Boiler Repair.
Caution: the procedure used to disassemble this boiler will remove the original finish. Keep in mind that all hot metal boiler work on these engines was done prior to final finishing. So don't emulate this unless you plan on losing any finish on the boiler. In this case, there wasn't any original finish to lose.
There is no way this engine will ever run again without a pressure tight boiler. This one has a serious crack where the primary steam valve is located, probably from the engine falling, or something falling on the engine.
To repair the boiler, we must first remove the end cap.

Here it is, safely removed. Heat around the edge, and gently tap with a heavy brass plate at the joint. Work around the edge, the cap will move a little further with each pass around the boiler. Eventually, it will pop off.

And a closeup of the damage. What we will do is:
1. Rough the damaged area back into shape
2. Solder a sleeve on the inside to seal the cracks, and provide a new, stronger mount for the nut.
3. Resolder the valve nut.
4. Replace the end cap.
Hammering the damaged area back into shape required the utmost in caution, as this brass is quite thin. I used a heavy pipe for a rounded backstop, and a brass hammer to flatten the boiler material out. Brass hammers pack quite a punch for the amount of swing you use. This allows localizing the force, so that you flatten out the sharp dents without also flatting the rest of the boiler. The rounded shape of the pipe aided in hammering the pieces back into a semicircular shape.
Once roughed into shape, a piece of thin brass plate was bent until it was the same contour of the boiler. It was then placed on the inside, and soldered into place. Note: the sleeve was essential. While it may seem tempting to slop some heavy solder on the inside to seal the cracks up, this will not be strong enough to withstand pressure. It will blow loose during the first steaming. The sleeve on the inside provides a strong seal. The solder is used only to provide an airtight seal, and to hold the sleeve in place.

Here it is during the first soldering. The sleeve was sanded and is clamped in place. Note the Smith Little Torch being used for a heat source. Being an oxy/acetylene torch, it provides a great amount of heat in a very small flame. Note also the fill plug in place - this insures that the 'nut' for the fill plug does not drop off due to weakening of it's solder.
That got the sleeve in place. But it wasn't airtight, so additional solder was needed.
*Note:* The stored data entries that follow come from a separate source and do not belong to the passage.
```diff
@@ -1137,6 +1148,58 @@
     }
     PRCNN_LAUNCH_CHECK("prcnn_fps");
     return PRCNN_OK;
+}
+
+PRCNN_API int prcnn_fps(const float* xyz, int B, int N, int npoint, float* tmp, int32_t* idx, prcnn_stream_t stream) {
+    return fps_launch(xyz, B, N, npoint, tmp, idx, nullptr, stream);
+}
+
+#define FPS_PREFIX_CHUNK 256
+__global__ __launch_bounds__(256) void fps_prefix_kernel(const float* __restrict__ xyz, int N, int npoint, int32_t* __restrict__ idx_out,
+                                                         int32_t* __restrict__ flags) {
+    __shared__ float sq[FPS_PREFIX_CHUNK * 3];
+    __shared__ float red[4][64];
+    const int b = blockIdx.y, tid = threadIdx.x, lane = tid & 63, wave = __builtin_amdgcn_readfirstlane(tid >> 6);
+    const int j0 = blockIdx.x * 64, j = j0 + lane;
+    const float* __restrict__ p = xyz + (size_t)b * N * 3;
+    const bool live = j < npoint;
+    const int jc = live ? j : 0;
+    const float jx = p[jc * 3 + 0], jy = p[jc * 3 + 1], jz = p[jc * 3 + 2];
+    float t = 1e10f;
+    const int iend = min(j0 + 64, npoint) - 1;
+    for (int c0 = 0; c0 < iend; c0 += FPS_PREFIX_CHUNK) {
+        const int n = min(FPS_PREFIX_CHUNK, iend - c0);
+        __syncthreads();
+        for (int k = tid; k < n * 3; k += 256) sq[k] = p[(size_t)c0 * 3 + k];
+        __syncthreads();
+        const int ie = min(wave * 64 + 64, n);
+        for (int ii = wave * 64; ii < ie; ii++) {
+            const float d = sqdist3(jx, jy, jz, sq[ii * 3 + 0], sq[ii * 3 + 1], sq[ii * 3 + 2]);
+            t = (c0 + ii < j) ? __builtin_fminf(t, d) : t;
+        }
+    }
+    red[wave][lane] = t;
+    __syncthreads();
+    if (wave == 0) {
+        t = __builtin_fminf(__builtin_fminf(red[0][lane], red[1][lane]), __builtin_fminf(red[2][lane], red[3][lane]));
+        const unsigned bits = __float_as_uint(t);
+        const bool bad = live && j > 0 && (bits - 1u) >= (0x501502F9u - 1u);
+        if (live) idx_out[(size_t)b * npoint + j] = j;
+        if (__ballot(bad) != 0 && lane == 0) flags[b] = 0;
+    }
+}
+
+PRCNN_API int prcnn_fps_nested(const float* xyz, int B, int N, int npoint, float* tmp, int32_t* flags, int32_t* idx, prcnn_stream_t stream) {
+    PRCNN_REQUIRE(B >= 0 && N > 0 && npoint >= 0 && npoint <= N, "prcnn_fps_nested: bad shape B=%d N=%d npoint=%d", B, N, npoint);
+    if (B == 0 || npoint == 0) return PRCNN_OK;
+    PRCNN_REQUIRE(xyz && idx && flags, "prcnn_fps_nested: null pointer");
+    hipStream_t s = (hipStream_t)stream;
+    const bool shortcut = N <= 16384;
+    if (prcnn_fill_words(flags, shortcut ? 1u : 0u, (size_t)B, s) != hipSuccess) return prcnn_fail(PRCNN_EHIP, "prcnn_fps_nested: cannot set the flags");
+    if (!shortcut) return fps_launch(xyz, B, N, npoint, tmp, idx, nullptr, stream);
+    hipLaunchKernelGGL(fps_prefix_kernel, dim3(prcnn_divup(npoint, 64), B), dim3(256), 0, s, xyz, N, npoint, idx, flags);
+    PRCNN_LAUNCH_CHECK("prcnn_fps_nested(prefix)");
+    return fps_launch(xyz, B, N, npoint, tmp, idx, flags, stream);
 }
 
 __global__ __launch_bounds__(1024) void fps_upstream_order_kernel(const float* __restrict__ xyz, int N, int npoint, int T,
diff --git a/pointrcnn_amd/ops.py b/pointrcnn_amd/ops.py
--- a/pointrcnn_amd/ops.py
+++ b/pointrcnn_amd/ops.py
@@ -1,6 +1,7 @@
 import ctypes
 import os
 import threading
+import weakref
 
 import torch
 
@@ -9,6 +10,9 @@
 _INT = torch.int32
 _F32 = torch.float32
 FPS_PRUNED = os.environ.get("PRCNN_FPS_PRUNED", "1") == "1"
+FPS_NESTED = os.environ.get("PRCNN_FPS_NESTED", "1") == "1"
+_FPS_TAG = "_prcnn_fps_ordered"
+_FPS_SRC = "_prcnn_fps_src"
 
 
 def _stream():
@@ -45,8 +49,18 @@
         return idx
     tmp = torch.empty((B, N), dtype=_F32, device=xyz.device) if (N > 16384 or (N > 2048 and FPS_PRUNED)) else None
     L = _cabi.lib()
-    _cabi.check(L.prcnn_fps(_p(xyz), B, N, npoint, _p(tmp), _p(idx), _stream()), "prcnn_fps")
+    if FPS_NESTED and fps_ordered(xyz):
+        flags = torch.empty((B,), dtype=_INT, device=xyz.device)
+        _cabi.check(L.prcnn_fps_nested(_p(xyz), B, N, npoint, _p(tmp), _p(flags), _p(idx), _stream()), "prcnn_fps_nested")
+        idx._prcnn_fps_flags = flags
+    else:
+        _cabi.check(L.prcnn_fps(_p(xyz), B, N, npoint, _p(tmp), _p(idx), _stream()), "prcnn_fps")
+    setattr(idx, _FPS_SRC, (weakref.ref(xyz), xyz._version))
     return idx
+
+
+def fps_ordered(xyz):
+    return getattr(xyz, _FPS_TAG, None) == xyz._version and xyz.dim() == 3 and xyz.shape[2] == 3
 
 
 _ARITH = {"canonical": 0, "upstream": 1}
@@ -111,6 +125,9 @@
     out = torch.empty((B, M, C), dtype=_F32, device=in_cl.device)
     _cabi.check(_cabi.lib().prcnn_gather_rows(_p(in_cl), _row_stride(in_cl), _p(idx), B, N, M, C, _p(out), _stream()),
                 "prcnn_gather_rows")
+    src = getattr(idx, _FPS_SRC, None)
+    if src is not None and C == 3 and src[0]() is in_cl and src[1] == in_cl._version and idx._version == 0:
+        setattr(out, _FPS_TAG, out._version)
     return out
 
 
```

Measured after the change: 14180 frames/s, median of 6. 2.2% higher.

2nd soldering. Hemostat holds the sleeve in place so that it does not drift during heating. Heat the sleeve, and work fresh solder around the edge. Then, apply heat to the other side, so that it sticks to the boiler as well as the sleeve. Solder and flux was worked around the sides in quantity until a good seal was achieved.
So far, so good. Now, drill a hole through the new sleeve, to locate the nut. Screw the steam valve through the sleeve and down on the nut, to hold it in place while soldering it for a permanent seal.

There it is, sealed in place. Note wet rag - this was used to keep the valve cool, so that solder did not run onto the threads and lock the valve onto the nut. If you look carefully behind the solder area, you can just make out the diamond shaped 'nut' for the fill plug. It's just a scrap of brass plate, not even a proper nut. Contoured, drilled, tapped, and soldered in place, as are the other nuts on the inside of the boiler. This is a construction detail that one doesn't normally see.
Replace the cap, give it a good polishing to show off the effort, and it's ready for steam.

But not completely done yet. This boiler originally had a purplish-brown finish, so let's put that back on, so we're as original as possible.

All done. The crack is still evident, but it will hold steam now. The sleeve on the inside assures a seal that will hold pressure. And, a tip for the aspiring restorer:
Careful with that heat, Eugene. I didn't just plunge in and attack this classic boiler with a torch. First, it was practice, practice. Starting on sheet brass, progressing to an old Fleischmann boiler that was beyond salvage. What I learned is that soldering thin brass was a study in heat management. Too much heat, and the brass will burn. If you see green flame, it's the copper in the brass burning. Back off immediately. Heat it for too long, and the brass will distribute the heat across the entire boiler. Fitting nuts will drop off, and solder can run out of perfectly good joints as well. While this Doll boiler's main body is made from brass tube, others such as Marklin bend a brass sheet over and solder along the bottom for the main tube. You don't want to weaken that joint. So get a very small and very hot torch, preferably one that uses oxygen, and apply the flame sparingly. Don't leave the torch in one place, move it around. Be sure you prep the area with sandpaper and use flux, otherwise the solder will just ball up and roll off. Make a few passes, and apply the solder. If it doesn't melt, make a couple more passes and try again. The trick is to increase the heat incrementally until you have just enough to melt the solder. And heat both sides, to insure the solder sticks.
That's about it for this installation of Boiler Repair 101.